With a double victory in the LM P1 category, Audi extended the championship lead in the American Le Mans Series (ALMS). The Audi R10 TDI achieved in Long Beach (US state of California) the eleventh consecutive LM P1 win. On the street circuit, Dindo Capello/Allan McNish (Italy/Scotland) recorded seventh place overall while their team-mates Emanuele Pirro/Marco Werner (Italy/Germany) achieved second in the LM P1 category and ninth overall. Finishing ahead of the two Audi R10 TDI sports-prototypes were the 150 kilograms lighter LM P2 cars. After 10 outright ALMS victories, the 650 hp Audi R10 TDI suffered its first overall defeat since making its debut 13 months ago.
* Full Story *


----------



## chernaudi (Oct 6, 2006)

*Re: Audi R10 TDI Extends Championship Lead, But No Overall Win ... ([email protected])*

I thought the race was kinda stupid. The short amount of time for practice, qualifying, and the race wasn't good. And the circuit was too tight for proper racing. The Pirro, Franchitti and McNish battle was good, but that was about it. Houston and St. Pete have far better layouts to allow for racing. I mean, the final hairpin-only GT2 cars had an easy time getting through it. Unless the ALMS gets a finacial/publiciy benefit out of it, I say scrap it unless they get some concessions(track modifications, more track time, longer race being the main ones).
And then there's Houston. CBS doesn't even have sameday/next day tape like they did last year.  Which means that I'll have to wait until the 29th to see it. No wonder the ALMS doesn't get the press attention that NASCAR does. Of course, NASCAR has Speed Channel/Fox News Corp. in their pockets, which doesn't help, but that's another story.
Porsche was bound to win sooner or later. But I don't understand the thinking behind the LMP2 class. Aren't the cars supposed to be cheaper? An RS Spyder cost as much as an Audi R8 did.

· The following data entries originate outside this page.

# VisionLearningGroup/UDA_PoseEstimation

Hardware: AMD Instinct MI355X
Metric: images/sec (student+teacher step) 256x256 b=32 (higher is better)
Workload: dtype bf16

## Files before the change

### uda_poseestimation_amd/csrc/conv_plan.h

```cpp
#pragma once
#include <atomic>
#include <mutex>
#include <vector>
#include "igemm.h"

struct Policy : udapose_policy {
    Policy() : udapose_policy{} {
        igemm_tile = -1; igemm_h3 = 1; igemm_lean = 1; igemm_short_lds = 1; igemm_tap0 = 1;
        wgrad_tile = -1; wgrad_ksplit = -1; wgrad_fastgeo = 2;
        wgrad_group = 1; wgrad_stages = 128; wgrad_group_stem = 1;
        bn_bwd_fused = 1; bn_fwd_chunked = 1; bn_bwd_chunked = 1; bn_bwd_pre_legacy = 0;
        igemm_wg_min = 512; wgrad_row3 = 1; bn3_mask = 1; stem_fused = 1; debug_sync = 0;
        igemm_big_min = 0; patch_conv = 2; eval_fold = 1; bn_xcd_rows = 1; wgrad_det = 1; igemm_ns3_k = 0;
        timeline = nullptr; wgrad_order = 1; wgrad_fastgeo_strided = 1;
    }
};
inline const Policy& default_policy() { static const Policy p; return p; }

template <auto Kernel>
inline void max_dynamic_lds(int bytes) {
    static std::atomic<unsigned long long> done{0};
    static std::mutex mu;
    int dev = 0;
    (void)hipGetDevice(&dev);
    const unsigned long long bit = 1ull << (dev & 63);
    if (done.load(std::memory_order_acquire) & bit) return;
    std::lock_guard<std::mutex> lk(mu);
    if (done.load(std::memory_order_relaxed) & bit) return;
    (void)hipFuncSetAttribute((const void*)Kernel, hipFuncAttributeMaxDynamicSharedMemorySize, bytes);
    done.fetch_or(bit, std::memory_order_release);
}

struct ConvGeom {
    int N, Hi, Wi, Ci;
    int Co, KH, KW, stride, pad;
    int transposed;
    int reflect;
    int upsample;
    const Policy* pol = nullptr;
    const Policy& policy() const { return pol ? *pol : default_policy(); }
    int Ho() const { return transposed ? (Hi - 1) * stride - 2 * pad + KH : (((Hi << upsample) + 2 * pad - KH) / stride + 1); }
    int Wo() const { return transposed ? (Wi - 1) * stride - 2 * pad + KW : (((Wi << upsample) + 2 * pad - KW) / stride + 1); }
    bool smallc() const { return Ci == 8; }
    int KWp() const { return smallc() ? ((KW + 7) & ~7) : KW; }
    int wtaps() const { return KH * KWp(); }
};

struct TapPlan {
    std::vector<IgTap> taps;
    int nclass = 1;
    IgClass cls[4];
    const IgTap* d_taps = nullptr;
};

const TapPlan* get_tap_plan(const ConvGeom& g, int direction, hipStream_t stream = nullptr);
int conv_prepare(const ConvGeom& g);

int igemm_pick_tile(int M, int Co, int nclass, int K, int h3_ok, const Policy& pol);
int conv_h3_ok(const ConvGeom& g);
int igemm_stat_rows(int M, int Co, int nclass, int tile);
int igemm_launch(IgParams& p, int tile, hipStream_t stream, const Policy& pol);
int wgrad_pick_tile(int Rdim, int Cdim, int smallc, const Policy& pol);
int wgrad_launch(WgParams& p, int tile, int accumulate, hipStream_t stream, const Policy& pol);
// ... 43 lines not shown
```

### uda_poseestimation_amd/csrc/igemm.h

```cpp
#pragma once
#include "common.h"

struct IgTap { int dy, dx, widx, cls; };
struct IgClass { int tap_off, ntaps, oa, ob; };

#define IG_FLAG_REFLECT 1
#define IG_FLAG_UPSAMPLE 2
#define IG_FLAG_RELU 4
#define IG_FLAG_OUT_F32 8
#define IG_FLAG_F32 128
#define IG_FLAG_SPLIT 64
#define IG_FLAG_MIRROR 2048
#define IG_FLAG_TAP0 1024
#define IG_FLAG_BSMASK 32
#define IG_FLAG_SMALLC 16

struct IgParams {
    const elem_t* x;
    const elem_t* w;
    void* y;
    const elem_t* res;
    const float* bias;
    const float* scale;
    float* stats;
    const IgTap* taps;
    int N, Hi, Wi, Ci;
    int Ho, Wo, Co;
    int Hg, Wg;
    int s, os;
    int M;
    int wtaps;
    int flags;
    int nclass;
    IgClass cls[4];
    FastDiv div_hw, div_w;
    int m_tiles, n_tiles;
    int tap0;
    unsigned long long* dbg;
    const elem_t* bs_y;
    const elem_t* bs_z;
    const float* bs_mean;
    const float* bs_invstd;
    const float* bs_gamma;
    const float* bs_beta;
};

struct WgParams {
    const elem_t* dy;
    const elem_t* x;
    float* dw;
    const IgTap* taps;
    int N, Hi, Wi, Ci;
    int Ho, Wo, Co;
    int Hg, Wg;
    int s, os;
    int M;
    int wtaps;
    int flags;
    int nclass;
    IgClass cls[4];
    FastDiv div_hw, div_w;
    int ksplit;
    int msteps_per_split;
    int r_tiles, c_tiles;
    int total_taps;
    int rows_valid;
    int kw;
    unsigned part_stride;
};
struct WgGroupBlk { int prob, local; };
#define WG_FLAG_SWAP 32
#define WG_FLAG_DW_WS 256
#define WG_FLAG_FASTGEO 512
#define WG_FLAG_FAST2 16384
#define WG_FLAG_FASTGEO_S 32768
#define WG_FLAG_ROW3_OK 8192
#define WG_FLAG_ROW3 4096
#define WG_FLAG_ATOMIC 64
```

### uda_poseestimation_amd/csrc/net.hip

```cpp
#include <algorithm>
#include <deque>
#include <functional>
#include <queue>
#include <cstdio>
#include <cstdlib>
#include <string>
#include <type_traits>
#include <vector>
#include "net.h"
#include "pointwise.h"
#include "optim.h"

namespace {

inline size_t align_up(size_t v, size_t a = 256) { return (v + a - 1) / a * a; }
static thread_local int t_dbg_sync = 0;
struct DbgSyncScope { int prev; explicit DbgSyncScope(int on) : prev(t_dbg_sync) { t_dbg_sync = on; } ~DbgSyncScope() { t_dbg_sync = prev; } };
#define CK(expr) do { int _e = (expr); \
    if (t_dbg_sync) { fprintf(stderr, "[udapose] net.hip:%d %s\n", __LINE__, #expr); fflush(stderr); \
        if (hipDeviceSynchronize() != hipSuccess) { fprintf(stderr, "[udapose] FAILED at net.hip:%d\n", __LINE__); return UDAPOSE_ERR_LAUNCH; } } \
    if (_e != UDAPOSE_OK) return _e; } while (0)

struct ConvL {
    ConvGeom g;
// ... 31 lines not shown
    DevTable& operator=(DevTable&& o) noexcept { if (this != &o) { reset(); d = o.d; n = o.n; o.d = nullptr; o.n = 0; } return *this; }
    ~DevTable() { reset(); }
    void reset() { if (d) (void)hipFree(d); d = nullptr; n = 0; }
    int upload(const std::vector<T>& v) {
        reset();
        if (hipMalloc((void**)&d, v.size() * sizeof(T)) != hipSuccess) { d = nullptr; return UDAPOSE_ERR_LAUNCH; }
        if (hipMemcpy(d, v.data(), v.size() * sizeof(T), hipMemcpyHostToDevice) != hipSuccess) { reset(); return UDAPOSE_ERR_LAUNCH; }
        n = v.size();
        return UDAPOSE_OK;
    }
};
template <class J> struct JobTab {
    DevTable<J> jobs; DevTable<int> blk_job, blk_sub;
    int nblocks() const { return (int)blk_job.n; }
    void reset() { jobs.reset(); blk_job.reset(); blk_sub.reset(); }
    int upload(const std::vector<J>& j, const std::vector<int>& bj, const std::vector<int>& bs) {
        if (jobs.upload(j) == UDAPOSE_OK && blk_job.upload(bj) == UDAPOSE_OK && blk_sub.upload(bs) == UDAPOSE_OK) return UDAPOSE_OK;
        reset();
        return UDAPOSE_ERR_LAUNCH;
    }
};
struct PackJobH { const float* src; elem_t* dst; int A, T, B, kind; long long n; };

struct Net {
    int layers[4], K, N, H, W;
    int split_dz_idx = -1;
    Policy policy;
    int f32 = 0;
    int strict = 0;
    int fwd_only = 0;
    struct Scratch { size_t need[6] = {0, 0, 0, 0, 0, 0}, off[6] = {0, 0, 0, 0, 0, 0}; bool sizing = false; } sc;
    int deconv_bias = 0;
    size_t es = 2;
    int n_params = 0, n_buffers = 0;
    std::vector<long long> param_numel;
    ConvL stem; BnL stem_bn;
    size_t x8_off = 0, pool_off = 0, poolidx_off = 0;
    size_t fx8_off = 0, fpool_off = 0;
    int Hs = 0, Ws = 0, Hp = 0, Wp = 0;
    std::vector<Block> blocks;
    ConvL up[3]; BnL up_bn[3];
    ConvL head;
    size_t head_out_off = 0;
    int fc_w_idx = -1, fc_b_idx = -1;
    size_t act_bytes = 0, wpack_bytes = 0, ws_bytes = 0;
    size_t ws_slab = 0, ws_slabf = 0, ws_coef = 0, ws_gbuf[6] = {0, 0, 0, 0, 0, 0}, ws_dyhead = 0, ws_dwtmp = 0, ws_headbwd = 0;
    size_t ws_wgpart = 0, ws_wgpart_bytes = 0;
    size_t gbuf_bytes = 0;
    int Hout = 0, Wout = 0;
    struct PackTab : JobTab<PackJobH> { const void* key0 = nullptr; const void* key1 = nullptr; const void* keyw = nullptr; };
    PackTab pack_fwd, pack_all;
    struct WgGroup {
        float k_beta = -1.f; int k_stages = 0; int k_part = 0;
        bool k_det = false, k_stem = false; int k_order = 0, k_geo_s = 0;
        size_t part_bytes = 0;
        std::vector<std::pair<int, ptrdiff_t>> rel;
        std::vector<size_t> rel_bytes;
        std::vector<int> rel_cls;
        DevTable<WgParams> d_tab[WG_CLASSES]; DevTable<WgGroupBlk> d_blk[WG_CLASSES]; int per_xcd[WG_CLASSES] = {};
        double flops[WG_CLASSES] = {};
        std::vector<std::pair<ptrdiff_t, size_t>> zero;
        DevTable<ZeroJob> d_zero;
        DevTable<SumJob> d_sum; DevTable<int> d_sum_blk; int n_sum_blk = 0;
        int n_sum_ws_blk = 0;
        std::vector<SumJob> h_sum;
        unsigned long long last_use = 0;
    };
    std::deque<WgGroup> wg_groups;
    struct UpdTab : JobTab<TailJob> {
                    const void* k_ps = nullptr; const void* k_pt = nullptr; const void* k_g = nullptr; const void* k_m = nullptr;
                    const void* k_ws = nullptr; const void* k_wt = nullptr;
                    int kind = 0, ngroups = 1; };
    UpdTab upd;
    struct Deferred { const WgGroup* G = nullptr; char* wsA = nullptr; char* wsB = nullptr; char* gA = nullptr; char* gB = nullptr; } deferred;
    const WgGroup* upd_sum_group = nullptr;
    DevTable<BnRunJob> d_runjobs; const void* runjobs_key = nullptr;
    unsigned long long wg_tick = 0;
};
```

Granted, if you pay about $1 million for a race car, it damn well better be capable of race wins, but a million bucks for an LMP2? Gimme a break. And the ACO instigated restictor reduction for Le Mans and the LMS was because of this car, am I right, even though it is yet to race there?
I don't agree with what IMSA and the ACO have been up to. If they don't agree with eachother, why not go your separate ways? I already know how to fix some of this stuff. Make the LMP2's run metal brakes, and ban traction control for all classes. I guess that I'll just see what(if anything) gets said on Wind Tunnel about this.
Bottom Line: Audi's overall win streak has come to an end. Maybe the Utah GP will show where everyone reall is.


----------



## 16v (Aug 4, 1999)

*Re: Audi R10 TDI Extends Championship Lead, But No Overall Win ... (chernaudi)*


_Quote, originally posted by *chernaudi* »_Unless the ALMS gets a finacial/publiciy benefit out of it, I say scrap it unless they get some concessions 

uh? They do! The Long Beach GP has for years been one of the biggest events in one of the biggest viewing markets. Getting on the ticket for that race weekend was a big deal

I enjoyed watching the race last night, why you ask? Because it was different and required the teams to adapt and think outside the box. Short spurts of track into very tight corners, time constraints, and whoa... the fuel game. Everyone has been crying about Audi stampeeding the field and now the complaint is that the track was poorly designed? You can only take so many wide open highspeed events

btw- anyone else notice the R10 dash ASR lights going nuts coming off the corners? They were really trying hard to get the power down and grunt their way out of the turns


----------



## [email protected] (Apr 9, 2004)

*Re: Audi R10 TDI Extends Championship Lead, But No Overall Win ... (16v)*

I thought it was good strategy to split the cars up as they did. Had Pirro not been knocked out, things might have been very different. Interesting thing about this race is that it was as much a matter of chance (if there's a yellow flag to change drivers and refuel) as it was smart strategy.


----------



## chernaudi (Oct 6, 2006)

*Re: Audi R10 TDI Extends Championship Lead, But No Overall Win ... ([email protected])*

I mean, the prototypes(all of them) and the GT1 cars(OK, the Corvettes), had trouble going through that last corner. And the track was too narrow for real racing. And the fact that Houston was another street race next weekend(that we won't be able to see for two weeks), it's just dumb if you ask me.
I mean, 1 or 2 street courses is fine. But having a third of the races being street courses-with three in a row-is kinda daft. And sharing the races with CART Champ Car or the IRL Indy car series-which the ALMS had been beating in the TV ratings for a while now-limit's track time too much. I hope that Mid-Ohio and Road America-being permanent circuits-that sharing the race weekend won't result in such limited track time.
I also wonder what the future of the 3.6 FSI Turbo V8 will be for the ALMS?-A Lola B07/10 has been adapted for it, and will debut at the next LMS round in Spain(Swiss Spirt missed Monza as the car arrived to late to be completely converted).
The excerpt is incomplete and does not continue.